The OpenAI API still takes a model-centric view to building AI applications, where the data is viewed as static and where it's assumed a model will be trained once and then used many times.
We believe that there is a better approach. The right tools for building AI will be data-centric and model backed, will make it easy for domain experts to contribute knowledge and will recognize that models need continuous retraining.
What might we expect from GPT-4?
Ultimately OpenAI's mission is not to produce the best AI products but rather "to ensure that artificial general intelligence benefits all of humanity". GPT-3 is a scientific milestone on their attempted path to building safe general purpose AI. Their research agenda suggests that they subscribe to the "scaling hypothesis" which supposes that we largely have all of the pieces needed to produce very powerful AI systems if we simply continue scaling in both data and compute. It's rumored that they are working on a new version of GPT that may be 100 or even 1000 times larger in size. If they do produce such a model what could we expect from it's performance?
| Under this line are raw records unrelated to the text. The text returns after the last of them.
# makgyver/gossipy

Hardware: AMD Instinct MI355X
Metric: node-rounds/sec (gossip rounds/sec x nodes, Hegedus-2021 logreg) (higher is better)
Workload: dtype fp32; 1 GPU; model=logreg-57x2 (Hegedus-2021), nodes=1000, nodes_per_gpu=1000, delta=100, protocol=push, mode=merge_update, parallelism=node-sharded gossip over RCCL/xGMI (dp1)

## Files before the change

### gossipy_amd/csrc/scheduler.cpp

```cpp

#include <pybind11/numpy.h>
#include <pybind11/pybind11.h>
#include <pybind11/stl.h>

#include <algorithm>
#include <cmath>
#include <cstdint>
#include <map>
#include <memory>
#include <deque>
#include <functional>
#include <unordered_map>
#include <chrono>
#include <cstdio>
#include <unordered_set>
#include <vector>

#include "round_layout.h"
#include "round_prefetch.h"
#include "round_source.h"

namespace py = pybind11;


// ... 669 lines not shown
        if (ring_mask_) {
            size_t sl = (size_t)t & ring_mask_;
            if (ring_tick_[sl] == t) {
                out.swap(ring_[sl]);
                ring_tick_[sl] = INT64_MIN;
            }
        } else {
            auto it = pending_.find(t);
            if (it != pending_.end()) {
                out = std::move(it->second);
                pending_.erase(it);
            }
        }
        return out;
    }
    int64_t slot_reuse_lag_ = 32;
    std::deque<std::pair<int64_t, int32_t>> reuse_q_;
    int64_t next_slot_ = 0;
    std::vector<int32_t> slot_owner_;

    int32_t alloc_slot(int32_t owner, int64_t t)
    {
        int32_t s;
        if (!reuse_q_.empty() && reuse_q_.front().first + slot_reuse_lag_ <= t) {
            s = reuse_q_.front().second;
            reuse_q_.pop_front();
        } else {
            s = (int32_t)next_slot_++;
            if (next_slot_ > (int64_t)slot_owner_.size())
                slot_owner_.resize(slot_owner_.size() * 2);
// ... 196 lines not shown
    RoundData rd;
    int64_t &sent = rd.sent, &failed = rd.failed, &total_size = rd.total_size;
    auto &snap_nodes = rd.snap_nodes, &snap_slots = rd.snap_slots,
         &snap_tptr = rd.snap_tptr;
    auto &recv_nodes = rd.recv_nodes, &recv_tptr = rd.recv_tptr,
         &recv_nptr = rd.recv_nptr;
    auto &del_slots = rd.del_slots, &del_owners = rd.del_owners,
         &reply_slots = rd.reply_slots, &del_pids = rd.del_pids;
    auto &pull_nodes = rd.pull_nodes, &pull_slots = rd.pull_slots,
         &pull_tptr = rd.pull_tptr;
    auto &rep_nodes = rd.rep_nodes, &rep_tptr = rd.rep_tptr,
         &rep_nptr = rd.rep_nptr;
    auto &rep_slots = rd.rep_slots, &rep_owners = rd.rep_owners,
         &rep_pids = rd.rep_pids;

    std::vector<double> online(n_);
    std::vector<int32_t> firing;
    firing.reserve(64);

    for (int64_t t = t0; t < t1; ++t) {
        std::vector<int32_t> freed;

        firing.clear();
        if (sync_) {
            firing = fire_buckets_[t % delta_];
        } else {
            for (int64_t i = 0; i < n_; ++i)
                if (t % deltas_[i] == 0) firing.push_back((int32_t)i);
        }

        size_t n_f = firing.size();
        if (n_f) {
            Stream gp(stream_key(seed_, PEER, (uint64_t)t, 0));
            std::vector<int32_t> peers(n_f);
            if (indptr_.empty()) {
                for (size_t j = 0; j < n_f; ++j) {
                    int64_t draw = gp.integers(0, n_ - 1);
                    peers[j] = (int32_t)(draw + (draw >= firing[j] ? 1 : 0));
                }
            } else {
                std::vector<double> u(n_f);
                for (size_t j = 0; j < n_f; ++j) u[j] = gp.rnd();
                for (size_t j = 0; j < n_f; ++j) {
                    int64_t s = indptr_[firing[j]];
                    int64_t deg = indptr_[firing[j] + 1] - s;
                    peers[j] = (int32_t)indices_[s + (int64_t)std::floor(
                                                          u[j] * (double)deg)];
                }
            }
            std::vector<double> drop_u(n_f, 1.0);
            if (drop_ > 0.0) {
                Stream gdrop(stream_key(seed_, DROP, (uint64_t)t, 0));
                for (size_t j = 0; j < n_f; ++j) drop_u[j] = gdrop.rnd();
            }
            int64_t msize = (proto_ == PULL) ? 1 : model_size_;
            std::vector<int64_t> delays(n_f);
            {
                Stream gdl(stream_key(seed_, DELAY, (uint64_t)t, 0));
                for (size_t j = 0; j < n_f; ++j) delays[j] = delay_for(gdl, msize);
            }
            std::vector<int32_t> pids(n_f, -1);
            if (n_parts_ > 0) {
                Stream gpt(stream_key(seed_, PART, (uint64_t)t, 0));
                for (size_t j = 0; j < n_f; ++j)
                    pids[j] = (int32_t)gpt.integers(0, n_parts_);
            } else if (sampled_) {
                Stream gsm(stream_key(seed_, SAMPLE, (uint64_t)t, 0));
                for (size_t j = 0; j < n_f; ++j)
                    pids[j] = (int32_t)gsm.integers(0, (int64_t)1 << 31);
            }
            for (size_t j = 0; j < n_f; ++j) {
                int32_t sender = firing[j], receiver = peers[j];
                bool is_pull = proto_ == PULL;
                int32_t slot = -1;
                if (!is_pull) {
                    slot = alloc_slot(sender, t);
                    snap_nodes.push_back(sender);
                    snap_slots.push_back(slot);
                }
                sent += 1;
                total_size += msize;
                if (drop_u[j] >= drop_) {
                    int64_t due = t + delays[j];
                    int32_t rf = (proto_ == PUSH_PULL) ? -2 : -1;
                    pend_push(due, {receiver, slot, rf, is_pull, sender, pids[j]});
                } else {
                    failed += 1;
                    if (slot >= 0) freed.push_back(slot);
                }
            }
        }
        snap_tptr.push_back((int32_t)snap_nodes.size());

        if (online_ < 1.0) {
            Stream go(stream_key(seed_, ONLINE, (uint64_t)t, 0));
            for (int64_t i = 0; i < n_; ++i) online[i] = go.rnd();
        }
        std::vector<Msg> due = pend_take(t);
        std::vector<int32_t> order;
        ev_pool_.clear(); row_head_.clear(); row_tail_.clear();
        const int64_t st_main = 2 * t;
        auto row_append = [&](int64_t stamp, int32_t node, int32_t a,
                              int32_t b, int32_t c, int32_t d) {
            int32_t e = (int32_t)ev_pool_.size();
            ev_pool_.push_back({a, b, c, d, -1});
            if (row_stamp_[node] != stamp) {
                row_stamp_[node] = stamp;
                row_idx_[node] = (int32_t)order.size();
                order.push_back(node);
                row_head_.push_back(e);
                row_tail_.push_back(e);
            } else {
                ev_pool_[row_tail_[row_idx_[node]]].next = e;
                row_tail_[row_idx_[node]] = e;
// ... 27 lines not shown
            freed.push_back(m.slot);
        }
        for (size_t ri = 0; ri < order.size(); ++ri) {
            recv_nodes.push_back(order[ri]);
            for (int32_t e = row_head_[ri]; e >= 0; e = ev_pool_[e].next) {
                del_slots.push_back(ev_pool_[e].v0);
                reply_slots.push_back(ev_pool_[e].v1);
                del_owners.push_back(ev_pool_[e].v2);
                del_pids.push_back(ev_pool_[e].v3);
            }
            recv_nptr.push_back((int32_t)del_slots.size());
        }
        recv_tptr.push_back((int32_t)recv_nodes.size());
        pull_tptr.push_back((int32_t)pull_nodes.size());

        std::vector<Msg> rep_due = pend_take(t);
        std::vector<int32_t> rorder;
        ev_pool_.clear(); row_head_.clear(); row_tail_.clear();
        const int64_t st_rep = 2 * t + 1;
        auto rep_append = [&](int32_t node, int32_t a, int32_t b, int32_t c) {
            int32_t e = (int32_t)ev_pool_.size();
            ev_pool_.push_back({a, b, c, 0, -1});
            if (row_stamp_[node] != st_rep) {
                row_stamp_[node] = st_rep;
                row_idx_[node] = (int32_t)rorder.size();
                rorder.push_back(node);
                row_head_.push_back(e);
                row_tail_.push_back(e);
            } else {
                ev_pool_[row_tail_[row_idx_[node]]].next = e;
                row_tail_[row_idx_[node]] = e;
            }
// ... 9 lines not shown
        }
        for (size_t ri = 0; ri < rorder.size(); ++ri) {
            rep_nodes.push_back(rorder[ri]);
            for (int32_t e = row_head_[ri]; e >= 0; e = ev_pool_[e].next) {
                rep_slots.push_back(ev_pool_[e].v0);
                rep_owners.push_back(ev_pool_[e].v1);
                rep_pids.push_back(ev_pool_[e].v2);
            }
            rep_nptr.push_back((int32_t)rep_slots.size());
        }
        rep_tptr.push_back((int32_t)rep_nodes.size());

        for (int32_t s : freed) reuse_q_.emplace_back(t, s);
    }

    rd.n_slots = next_slot_;
    if (sampling_eval_ > 0) {
        Stream g(stream_key(seed_, EVAL, (uint64_t)(t1 - 1), 0));
        int64_t k = std::max<int64_t>((int64_t)(n_ * sampling_eval_), 1);
        rd.eval_nodes.resize(k);
        for (int64_t i = 0; i < k; ++i) rd.eval_nodes[i] = g.integers(0, n_);
    }
    return rd;
}

void NativeScheduler::pack_generated(RoundData& rd, int64_t n_nodes)
{
    rd.packed = pack_round_compute(
        rd.snap_nodes, rd.snap_slots, rd.snap_tptr, rd.recv_nodes,
        rd.recv_nptr, rd.recv_tptr, rd.del_slots, rd.reply_slots,
// ... 543 lines not shown
```

### gossipy_amd/engine/runner.py

```python

from __future__ import annotations

import os
from typing import List, Optional, Tuple

import numpy as np
import torch
import torch.distributed as dist
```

If the scaling law that seems to govern the performance of language models continues to hold then a 100x increase in model size will likely result in a near halving of the testing score of GPT-3. It's difficult to know exactly how such a change in the loss function would translate into real world performance but we can speculate about the kinds of things that GPT-4 would have to learn to achieve such a low loss value.
GPT-3 improves its testing score by getting increasingly good at predicting the rest of a randomly selected sentence. Early in training it can make good progress simply by learning basic things like how to assemble characters into words and grammar. As the model gets better it needs to encode more information about the world to get marginal gains. For example, to reliably complete sentences like: "The trophy won't fit in that bag because the bag is too ...", a model needs to have captured the common sense notion that larger objects can't fit inside smaller ones.
Since GPT-3 already does well on common sense reasoning benchmarks and has captured basic language syntax such a large improvement in its training loss would likely mean a significant improvement in its reasoning ability and knowledge about the world.
We can also try to draw some conclusions about how good the few-shot performance of a 100x bigger GPT model might be by looking at the scaling pattern of performance from the original OpenAI paper.
Looking at this graph and naively extrapolating would lead one to conclude that the average few-shot accuracy of the next GPT model could be 10-20% better than the model today and may be competitive with fine-tuning.
If the scaling does continue, it’s hard to imagine a future in which extremely large pre-trained language models don’t eventually become a standard part of most AI applications.